EXERCISE DESCRIPTION = Give every line of the listing word for word, beginning at the first and including the line with "const int lane" as the last.
[RAW DATA Boundary: Start]
template <bool LN_OUT>
__global__ __launch_bounds__(512, 1) void pmae_mlp_fused_kernel(MlpParams p)
{
    extern __shared__ __attribute__((aligned(16))) char lds[];
    const int lane = threadIdx.x & 63, wave = __builtin_amdgcn_readfirstlane(threadIdx.x >> 6);
    const int g = lane >> 4, r16 = lane & 15;
    const int mw = (int)blockIdx.x * kBM + wave * 16;
    char* xs = lds + wave * kXbWave;
    char* hs = lds + kHOff + wave * 2048;
    char* ring = lds + kRingOff;

    float rsc;
    f32x4 b1v[4];
    auto load_b1 = [&](int c) {
        const float* bp = p.b1 + c * 64 + g * 4;
#pragma unroll
        for (int j = 0; j < 4; ++j) asm volatile("global_load_dwordx4 %0, %1, off" : "=v"(b1v[j]) : "v"(bp + j * 16) : "memory");
    };
    {
        const float* rp = p.row_scale + min(mw + r16, p.M - 1);
        asm volatile("global_load_dword %0, %1, off" : "=v"(rsc) : "v"(rp) : "memory");
    }
    load_b1(0);
    const int sw_chunk = (lane & 7) ^ (lane >> 3);
#pragma unroll
    for (int e = 0; e < 2; ++e) {
        const bf16_t* src = p.xb + (size_t)min(mw + e * 8 + (lane >> 3), p.M - 1) * kC + sw_chunk * 8;
#pragma unroll
        for (int s = 0; s < kKT1; ++s)
            __builtin_amdgcn_global_load_lds((const __attribute__((address_space(1))) void*)(src + s * BK),
                                             (__attribute__((address_space(3))) void*)(xs + s * 2048 + e * 1024), 16, 0, 0);
    }
    const char* w1l = reinterpret_cast<const char*>(p.w1 + (size_t)(wave * 8 + (lane >> 3)) * kC + sw_chunk * 8);
    const char* w2l = reinterpret_cast<const char*>(p.w2 + (size_t)(wave * 8 + (lane >> 3)) * kHid + sw_chunk * 8);
    auto issue = [&](int c, int q) {
        const char* src = q < kKT1 ? w1l + ((size_t)c * 64 * kC + q * BK) * 2 : w2l + ((size_t)(q - kKT1) * 64 * kHid + c * BK) * 2;
        __builtin_amdgcn_global_load_lds((const __attribute__((address_space(1))) void*)src,
                                         (__attribute__((address_space(3))) void*)(ring + (q % kSlots) * kPieceBytes + wave * 1024), 16, 0, 0);
    };
#pragma unroll
    for (int q = 0; q < kAhead; ++q) issue(0, q);
    asm volatile("s_waitcnt vmcnt(4)" ::: "memory");
    mlp_barrier();

    auto ldf = [&](const char* tile, int row, int kk) { return *reinterpret_cast<const bf16x8*>(tile + lds_off(row, kk * 4 + g)); };
    auto step = [&](const char* wt, const bf16x8& a0, const bf16x8& a1, f32x4 (&acc)[4]) {
        bf16x8 wf[2][4];
#pragma unroll
        for (int kk = 0; kk < 2; ++kk)
#pragma unroll
            for (int j = 0; j < 4; ++j) wf[kk][j] = ldf(wt, j * 16 + r16, kk);
        __builtin_amdgcn_s_setprio(1);
#pragma unroll
        for (int kk = 0; kk < 2; ++kk)
#pragma unroll
            for (int j = 0; j < 4; ++j) acc[j] = mfma16(wf[kk][j], kk ? a1 : a0, acc[j]);
        __builtin_amdgcn_s_setprio(0);
    };

    f32x4 acc2[kC / 64][4];
#pragma unroll
    for (int nb = 0; nb < kC / 64; ++nb)
#pragma unroll
        for (int j = 0; j < 4; ++j) acc2[nb][j] = f32x4{0.f, 0.f, 0.f, 0.f};

    for (int c = 0; c < kChunks; ++c) {
        f32x4 acc1[4];
#pragma unroll
        for (int j = 0; j < 4; ++j) acc1[j] = f32x4{0.f, 0.f, 0.f, 0.f};
        bf16x8 h0, h1;
#pragma unroll
        for (int q = 0; q < kPer; ++q) {
            const int qn = q + kAhead < kPer ? q + kAhead : q + kAhead - kPer;
            const int cn = q + kAhead < kPer ? c : c + 1;
            const bool more = cn < kChunks;
            if (q == 7 && more) load_b1(c + 1);
            if (more) issue(cn, qn);
            const char* wt = ring + (q % kSlots) * kPieceBytes;
            if (q < kKT1) step(wt, ldf(xs + q * 2048, r16, 0), ldf(xs + q * 2048, r16, 1), acc1);
            else step(wt, h0, h1, acc2[q - kKT1]);
            if (!more) asm volatile("s_waitcnt vmcnt(0)" ::: "memory");
            else if (q >= 7 && q <= 10) asm volatile("s_waitcnt vmcnt(8)" ::: "memory");
            else asm volatile("s_waitcnt vmcnt(4)" ::: "memory");
            mlp_barrier();
            if (q == kKT1 - 1) {
                __builtin_amdgcn_sched_barrier(0);
#pragma unroll
                for (int j = 0; j < 4; ++j) {
                    f32x4 v = __builtin_elementwise_fma(acc1[j], f32x4{rsc, rsc, rsc, rsc}, b1v[j]);
                    v = gelu_erf4(v);
                    const bf16x4 hv = {f2bf(v[0]), f2bf(v[1]), f2bf(v[2]), f2bf(v[3])};
                    *reinterpret_cast<bf16x4*>(hs + lds_off(r16, 2 * j + (g >> 1)) + (g & 1) * 8) = hv;
                }
                h0 = ldf(hs, r16, 0);
                h1 = ldf(hs, r16, 1);
            }
        }
    }

    RowStore32 rs;
    rs.init(hs, lane);
    const bool full = mw + 16 <= p.M;
    const int m0r = mw + rs.R;
    const int ma = min(m0r, p.M - 1), mb = min(m0r + 8, p.M - 1);
#pragma unroll
    for (int nb = 0; nb < kC / 64; ++nb) {
        const int n0 = nb * 64;
        f32x4 bj[4];
#pragma unroll
        for (int j = 0; j < 4; ++j) bj[j] = *reinterpret_cast<const f32x4*>(p.b2 + n0 + j * 16 + g * 4);
        f32x4 o0[2], o1[2];
#pragma unroll
        for (int ch = 0; ch < 2; ++ch) {
            const int col = n0 + ch * 32 + rs.u * 4;
            const f32x4 r0 = *reinterpret_cast<const f32x4*>(p.x + (size_t)ma * kC + col);
            const f32x4 r1 = *reinterpret_cast<const f32x4*>(p.x + (size_t)mb * kC + col);
            f32x4 a0 = {0.f, 0.f, 0.f, 0.f}, a1 = a0;
            if (LN_OUT && p.add2) {
                a0 = *reinterpret_cast<const f32x4*>(p.add2 + (size_t)ma * kC + col);
                a1 = *reinterpret_cast<const f32x4*>(p.add2 + (size_t)mb * kC + col);
            }
            rs.park(acc2[nb][2 * ch] + bj[2 * ch], acc2[nb][2 * ch + 1] + bj[2 * ch + 1]);
            f32x4 t0, t1;
            rs.fetch(t0, t1);
            o0[ch] = t0 + r0;
            o1[ch] = t1 + r1;
            if (LN_OUT && p.add2) { o0[ch] += a0; o1[ch] += a1; }
            if (full || m0r < p.M) *reinterpret_cast<f32x4*>(p.x + (size_t)m0r * kC + col) = o0[ch];
            if (full || m0r + 8 < p.M) *reinterpret_cast<f32x4*>(p.x + (size_t)(m0r + 8) * kC + col) = o1[ch];
            if constexpr (LN_OUT) {
                const bf16x4 v0 = {f2bf(o0[ch][0]), f2bf(o0[ch][1]), f2bf(o0[ch][2]), f2bf(o0[ch][3])};
                const bf16x4 v1 = {f2bf(o1[ch][0]), f2bf(o1[ch][1]), f2bf(o1[ch][2]), f2bf(o1[ch][3])};
                if (full || m0r < p.M) *reinterpret_cast<bf16x4*>(p.ln_xb + (size_t)m0r * kC + col) = v0;
                if (full || m0r + 8 < p.M) *reinterpret_cast<bf16x4*>(p.ln_xb + (size_t)(m0r + 8) * kC + col) = v1;
            }
        }
        if constexpr (LN_OUT) {
            float s0 = 0.f, s1 = 0.f;
#pragma unroll
            for (int ch = 0; ch < 2; ++ch)
#pragma unroll
                for (int q = 0; q < 4; ++q) { s0 += o0[ch][q]; s1 += o1[ch][q]; }
            s0 = half_row_sum8(s0);
            s1 = half_row_sum8(s1);
            const float c0 = s0 * (1.0f / 64), c1 = s1 * (1.0f / 64);
            float q0 = 0.f, q1 = 0.f;
#pragma unroll
            for (int ch = 0; ch < 2; ++ch)
#pragma unroll
                for (int q = 0; q < 4; ++q) {
                    const float d0 = o0[ch][q] - c0, d1 = o1[ch][q] - c1;
                    q0 = fmaf(d0, d0, q0);
                    q1 = fmaf(d1, d1, q1);
                }
            q0 = half_row_sum8(q0);
            q1 = half_row_sum8(q1);
            if (rs.u == 0) {
                float2* part = reinterpret_cast<float2*>(p.ln_part) + (size_t)nb * p.M;
                if (full || m0r < p.M) part[m0r] = make_float2(s0, q0);
                if (full || m0r + 8 < p.M) part[m0r + 8] = make_float2(s1, q1);
            }
        }
    }
}

}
[RAW DATA Boundary: End]
EXERCISE SOLUTION =
template <bool LN_OUT>
__global__ __launch_bounds__(512, 1) void pmae_mlp_fused_kernel(MlpParams p)
{
    extern __shared__ __attribute__((aligned(16))) char lds[];
    const int lane = threadIdx.x & 63, wave = __builtin_amdgcn_readfirstlane(threadIdx.x >> 6);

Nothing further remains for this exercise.